* _EXCERPTED RECORDS_:
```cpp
template <typename ET, bool SEG, bool PLANES = false>
__global__ __launch_bounds__(256) __attribute__((amdgpu_waves_per_eu(8, 8))) void k1_dfa_sig(const u8* __restrict__ bytes, const ET* __restrict__ ends, const u32* __restrict__ sig, u32 nsig, u64 first, u32 count,
                                                  const u8* __restrict__ dfa_g, int rows, u32 min_len, u32 acc_lo, u64* __restrict__ bitmap, u32* __restrict__ tile_counts,
                                                  u32* __restrict__ reset_counters, u32 ulen, u32 gather_max, SegList seg) {
    if (blockIdx.x == 0 && threadIdx.x < 16) reset_counters[threadIdx.x] = 0;
    extern __shared__ __attribute__((aligned(16))) u8 dfa[];
    if constexpr (PLANES) {
        static_assert(SEG, "the plane form lists its survivors");
        dfa_require_lds_base0(dfa);
        sig_planes_run<ET>(bytes, ends, (const u64*)sig, nsig, first, count, (u32)rows, min_len, acc_lo, bitmap, tile_counts, ulen, gather_max, seg, dfa, dfa_g);
        return;
    }
    u32& s_cnt = *(u32*)(dfa + FZB_DFA_LDS_BYTES(rows));
    u32& s_q = *(u32*)(dfa + FZB_DFA_LDS_BYTES(rows) + 4);
    u32* const s_bits = (u32*)(dfa + FZB_DFA_LDS_BYTES(rows) + 16);
    u16* const queue = (u16*)(dfa + FZB_DFA_LDS_BYTES(rows) + 16 + 128);
    const int tid = threadIdx.x, lane = tid & 63;
    dfa_require_lds_base0(dfa);
    dfa_load_lds(dfa, dfa_g, rows);
    const u32 ntiles = (count + FZB_TILE - 1) / FZB_TILE;
    const bool vec = (first & 3) == 0;
    auto load_sigs = [&](u32 tile) -> uint4 {
        const u32 li = tile * FZB_TILE + 4u * (u32)tid;
        uint4 s = make_uint4(0, 0, 0, 0);
        if (vec && li + 4 <= count) {
            s = *(const uint4*)(sig + first + li);
        } else {
            if (li < count) s.x = sig[first + li];
            if (li + 1 < count) s.y = sig[first + li + 1];
            if (li + 2 < count) s.z = sig[first + li + 2];
            if (li + 3 < count) s.w = sig[first + li + 3];
        }
        return s;
    };
    u32 t_begin = blockIdx.x, t_end = ntiles, seg_n = 0;
    if (SEG) tc_run(ntiles, seg.stride / FZB_TILE, blockIdx.x, &t_begin, &t_end);
    u32* const seg_out = SEG ? seg.list + (size_t)blockIdx.x * seg.stride : nullptr;
    for (u32 tile = t_begin; tile < t_end; tile += SEG ? 1u : gridDim.x) {
        if (tid == 0) s_cnt = 0, s_q = 0;
        if (tid < 32) s_bits[tid] = 0;
        const uint4 s = load_sigs(tile);
        __syncthreads();
        const u32 sv[4] = {s.x, s.y, s.z, s.w};
        u64 pb[4];
        u32 tot = 0;
#pragma unroll
        for (int j = 0; j < 4; j++) {
            pb[j] = __ballot(sig_passes(sv[j], nsig));
            tot += (u32)__popcll(pb[j]);
        }
        if (tot) {
            u32 base = 0;
            if (lane == 0) base = atomicAdd(&s_q, tot);
            base = __shfl(base, 0);
            const u64 below = ((u64)1 << lane) - 1;
#pragma unroll
            for (int j = 0; j < 4; j++) {
                if ((pb[j] >> lane) & 1) queue[base + (u32)__popcll(pb[j] & below)] = (u16)(4 * tid + j);
                base += (u32)__popcll(pb[j]);
            }
        }
        __syncthreads();
        const u32 Q = s_q;
// ... 546 lines not shown
                }
                const u64 b = __ballot(matched);
                if (lane_id() == 0) {
                    bitmap[(tile * FZB_TILE + p * 256) / 64 + (tid >> 6)] = b;
                    cnt += __popcll(b);
                }
            }
        }
        if (lane_id() == 0 && cnt) atomicAdd(&s_cnt, cnt);
        __syncthreads();
        if (tid == 0) tile_counts[tile] = s_cnt;
        __syncthreads();
    }
}

#define FZB_ITEMS_DFA_MIN_SHORT 100000u
#define FZB_ITEMS_DFA_MIN_RAGGED 0xFFFFFFFFu
static u32 g_items_dfa_min_short = FZB_ITEMS_DFA_MIN_SHORT, g_items_dfa_min_ragged = FZB_ITEMS_DFA_MIN_RAGGED;
extern "C" void fzb_debug_set_items_dfa_min(uint32_t n) {
    g_items_dfa_min_short = n ? n : FZB_ITEMS_DFA_MIN_SHORT;
    g_items_dfa_min_ragged = n ? n : FZB_ITEMS_DFA_MIN_RAGGED;
}
bool fzb_filter_items_dfa_applies(const CorpusDev& c, int mode, int exact, const u8* dfa, int rows, u64 n_hint) {
    const bool shortc = c.max_len != 0 && c.max_len <= 32;
    return mode == 1 && exact && dfa && rows >= 1 && rows <= FZB_MAX_ROWS && !fzb_knobs().no_items_dfa && n_hint != 0 && n_hint >= (u64)(shortc ? g_items_dfa_min_short : g_items_dfa_min_ragged);
}

void fzb_launch_filter_items(const CorpusDev& c, u64 first, const u32* items, const u32* n_items_ptr, const u64* table, int rows, int mode, int need, u32 min_len,
                             u64* bitmap, u32* tile_counts, int grid, hipStream_t st, const u8* dfa, int exact, u32 needle_sig, int sig_ok, u64 n_hint) {
    if (fzb_filter_items_dfa_applies(c, mode, exact, dfa, rows, n_hint)) {
        const size_t lds = (size_t)(rows + 1) * FZB_DFA_STRIDE + 16;
        const bool shortc = c.max_len != 0 && c.max_len <= 32;
        const bool use_sig = shortc && fzb_filter_sig_applies(c, mode, needle_sig, sig_ok);
        const u64 tiles = (n_hint + FZB_TILE - 1) / FZB_TILE;
        const int g = (int)std::max<u64>(1, std::min<u64>((u64)std::max(1, grid) * 2, tiles));
#define FZB_K1ID(ET, SIG, SHORT) FZB_LAUNCH((k1_items_dfa<ET, SIG, SHORT>), dim3(g), dim3(256), lds, st, c.bytes, (const ET*)c.ends, c.sig, needle_sig, first, items, n_items_ptr, dfa, rows, min_len, (u32)rows, bitmap, tile_counts, c.uniform_len)
        if (c.ends_u64) { if (use_sig) FZB_K1ID(u64, true, true); else if (shortc) FZB_K1ID(u64, false, true); else FZB_K1ID(u64, false, false); }
        else            { if (use_sig) FZB_K1ID(u32, true, true); else if (shortc) FZB_K1ID(u32, false, true); else FZB_K1ID(u32, false, false); }
#undef FZB_K1ID
        return;
    }
    const bool w64 = (mode == 1) ? rows > 31 : rows > 32;
#define FZB_K1I(TW, MODE, ET) FZB_LAUNCH((k1_items<TW, MODE, ET>), dim3(grid), dim3(256), 0, st, c.bytes, (const ET*)c.ends, first, items, n_items_ptr, table, rows, need, min_len, bitmap, tile_counts)
    if (c.ends_u64) {
        if (mode == 1) { if (w64) FZB_K1I(u64, 1, u64); else FZB_K1I(u32, 1, u64); }
        else           { if (w64) FZB_K1I(u64, 2, u64); else FZB_K1I(u32, 2, u64); }
    } else {
        if (mode == 1) { if (w64) FZB_K1I(u64, 1, u32); else FZB_K1I(u32, 1, u32); }
        else           { if (w64) FZB_K1I(u64, 2, u32); else FZB_K1I(u32, 2, u32); }
    }
#undef FZB_K1I
}

__global__ __launch_bounds__(256) void k_sig_planes_build(const u32* __restrict__ sig, u64 n, u64 t0, u64* __restrict__ planes) {
    __shared__ u64 s_pl[32 * FZB_SIG_PLANE_WORDS];
    const u32 tid = threadIdx.x, lane = tid & 63, wave = tid >> 6;
    const u64 tiles = sig_plane_tiles(n);
    for (u64 tile = t0 + blockIdx.x; tile < tiles; tile += gridDim.x) {
#pragma unroll
        for (u32 p = 0; p < FZB_TILE / 256; p++) {
            const u64 i = tile * FZB_TILE + p * 256 + tid;
            const u32 s = i < n ? sig[i] : 0u;
            u64 mine = 0;
            for (u32 b = 0; b < 32; b++) {
                const u64 bal = __ballot((s >> b) & 1u);
                if (lane == b) mine = bal;
            }
            if (lane < 32) s_pl[lane * FZB_SIG_PLANE_WORDS + p * 4 + wave] = mine;
        }
        __syncthreads();
        u64* out = planes + sig_plane_index(tile, 0, 0);
        out[tid] = s_pl[tid];
        out[tid + 256] = s_pl[tid + 256];
        __syncthreads();
    }
}
void fzb_launch_sig_planes(const u32* sig, u64 n, u64 t0, u64* planes, int grid, hipStream_t st) {
    FZB_LAUNCH(k_sig_planes_build, dim3(std::max(1, grid)), dim3(256), 0, st, sig, n, t0, planes);
}

bool fzb_filter_sig_applies(const CorpusDev& c, int mode, u32 needle_sig, int sig_ok) {
    return mode == 1 && c.max_len != 0 && c.max_len <= 32 && sig_ok && needle_sig && c.sig && !fzb_knobs().no_signature;
}

void fzb_launch_filter(const CorpusDev& c, u64 first, u32 count, const u64* table, const u8* dfa, u32 dead, int rows, int mode, int need, u32 min_len,
                       u64* bitmap, u32* tile_counts, u32* reset_counters, int grid, hipStream_t st, u64* bitmap_m, u32* tile_counts_m, u64* reject_bits, u32* tile_rejects, int nul_safe,
                       int acc_lo, const u8* cdfa, u32 cdfa_bytes, int cdfa_K, int cdfa_G, u32 needle_sig, int sig_ok, const SegList* seg) {
    const u32 acc = acc_lo < 0 ? (u32)rows : (u32)acc_lo;
    const u32 ntiles = (count + FZB_TILE - 1) / FZB_TILE;
    const int cus = std::max(1, grid / 8);
    if (grid > (int)ntiles) grid = ntiles;
    if (grid < 1) grid = 1;
    if (mode == 1) {
        const size_t lds = (size_t)(rows + 1) * FZB_DFA_STRIDE + 16;
        const bool shortc = c.max_len != 0 && c.max_len <= 32;
        if (fzb_filter_sig_applies(c, mode, needle_sig, sig_ok)) {
            const u32 gmax = std::min<u32>(FZB_SIG_GATHER_MAX, FZB_TILE);
            const bool planes = seg && c.sig_planes && first % FZB_TILE == 0 && !fzb_knobs().no_sig_planes;
            const size_t lds_s = planes ? FZB_DFA_LDS_BYTES(rows) + FZB_SIG_BATCH_TILES * (4 + 256 + 2 * (size_t)gmax) : lds + 128 + 2 * FZB_TILE;
#define FZB_K1S(ET, SEG, PL, G, S) FZB_LAUNCH((k1_dfa_sig<ET, SEG, PL>), dim3(G), dim3(256), lds_s, st, c.bytes, (const ET*)c.ends, PL ? (const u32*)c.sig_planes : c.sig, needle_sig, first, count, dfa, rows, min_len, acc, bitmap, tile_counts, reset_counters, c.uniform_len, gmax, S)
            if (planes) {
                if (g_fzb_record_grids) fzb_record_grid("k1_dfa_sig_planes", seg->nseg);
                if (c.ends_u64) FZB_K1S(u64, true, true, seg->nseg, *seg); else FZB_K1S(u32, true, true, seg->nseg, *seg);
            } else if (seg) {
                if (c.ends_u64) FZB_K1S(u64, true, false, seg->nseg, *seg); else FZB_K1S(u32, true, false, seg->nseg, *seg);
            } else {
                if (c.ends_u64) FZB_K1S(u64, false, false, grid, SegList{}); else FZB_K1S(u32, false, false, grid, SegList{});
            }
#undef FZB_K1S
            return;
        }
        if (shortc) {
#define FZB_K1D(ET) FZB_LAUNCH((k1_dfa<ET>), dim3(grid), dim3(256), lds, st, c.bytes, (const ET*)c.ends, first, count, dfa, rows, min_len, dead, acc, bitmap, tile_counts, reset_counters, c.uniform_len)
            if (c.ends_u64) FZB_K1D(u64); else FZB_K1D(u32);
#undef FZB_K1D
            return;
        }
        const FzbKnobs& kn = fzb_knobs();
        const bool composite = cdfa && !kn.no_cdfa && (cdfa_G == 4 || cdfa_G == 2);
        u32 kg = 1;
        for (int i = 0; i < cdfa_G; i++) kg *= (u32)cdfa_K;
        if (composite && c.vbytes && !kn.no_filter_view && first % FZB_TILE == 0 && (first + count == c.n || count % FZB_TILE == 0) && c.view_nv != 0 && c.view_nv <= 16) {
            const size_t lds_v = ((cdfa_bytes + 15) & ~(size_t)15) + 16 + 128;
            const int g = std::max(1, std::min<int>(cus * 6, (int)ntiles));
            const bool len_free = nul_safe && acc >= 1;
            const bool wide = nul_safe && len_free && ntiles < (u32)cus * 2u;
#define FZB_K1VA const_cast<const u8*>(c.vbytes), c.vgofs, c.vgnv, c.vlen, c.vperm, first, count, cdfa, cdfa_bytes, (u32)cdfa_K, kg, min_len, dead, acc, bitmap, tile_counts, reset_counters
#define FZB_K1V(SAN, G, NV, LEN) FZB_LAUNCH((k1_cdfa_view<SAN, G, NV, LEN>), dim3(g), dim3(256), lds_v, st, FZB_K1VA)
#define FZB_K1W(G, NV) FZB_LAUNCH((k1_cdfa_view<false, G, NV, false, 1024>), dim3(g), dim3(1024), lds_v, st, FZB_K1VA)
#define FZB_K1V_S(SAN, G, NV) do { if (!SAN && wide) FZB_K1W(G, NV); else if (!SAN && len_free) FZB_K1V(SAN, G, NV, false); else FZB_K1V(SAN, G, NV, true); } while (0)
#define FZB_K1V_NV(SAN, G) do { if (c.view_nv <= 8) FZB_K1V_S(SAN, G, 8); else FZB_K1V_S(SAN, G, 16); } while (0)
#define FZB_K1V_G(SAN) do { if (cdfa_G == 4) FZB_K1V_NV(SAN, 4); else FZB_K1V_NV(SAN, 2); } while (0)
            if (nul_safe) FZB_K1V_G(false); else FZB_K1V_G(true);
#undef FZB_K1V_G
#undef FZB_K1V_NV
#undef FZB_K1V_S
#undef FZB_K1W
#undef FZB_K1V
#undef FZB_K1VA
            if (c.n_long) {
                const u32 ns_o = (cdfa_bytes - 256u) / kg;
                const u32 wpw = ((cdfa_bytes + 15) & ~(size_t)15) + (size_t)4 * 64 * ns_o + 16 <= 60 * 1024 ? 4u : 1u;
                const size_t lds_o = ((cdfa_bytes + 15) & ~(size_t)15) + (size_t)wpw * 64 * ns_o + 16;
                const int go = (int)std::max<u32>(1u, std::min<u32>((c.n_long + wpw - 1) / wpw, (u32)cus * 16u));
#define FZB_K1O(ET, SAN, G) FZB_LAUNCH((k1_cdfa_outliers<ET, SAN, G>), dim3(go), dim3(64 * wpw), lds_o, st, c.bytes, (const ET*)c.ends, first, count, c.vlong, c.n_long, cdfa, cdfa_bytes, (u32)cdfa_K, kg, ns_o, min_len, dead, acc, bitmap, tile_counts)
#define FZB_K1O_G(ET, SAN) do { if (cdfa_G == 4) FZB_K1O(ET, SAN, 4); else FZB_K1O(ET, SAN, 2); } while (0)
                if (c.ends_u64) { if (nul_safe) FZB_K1O_G(u64, false); else FZB_K1O_G(u64, true); }
                else            { if (nul_safe) FZB_K1O_G(u32, false); else FZB_K1O_G(u32, true); }
#undef FZB_K1O_G
#undef FZB_K1O
            }
            return;
        }
        if (composite) {
            const size_t lds_c = ((cdfa_bytes + 15) & ~(size_t)15) + 16;
// ... 79 lines not shown
```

* _TASK BRIEF_: Tally the lines of the listing in which the word "blockIdx" occurs, and state the total alone.

* _SOLUTION TO THIS PROBLEM_: 5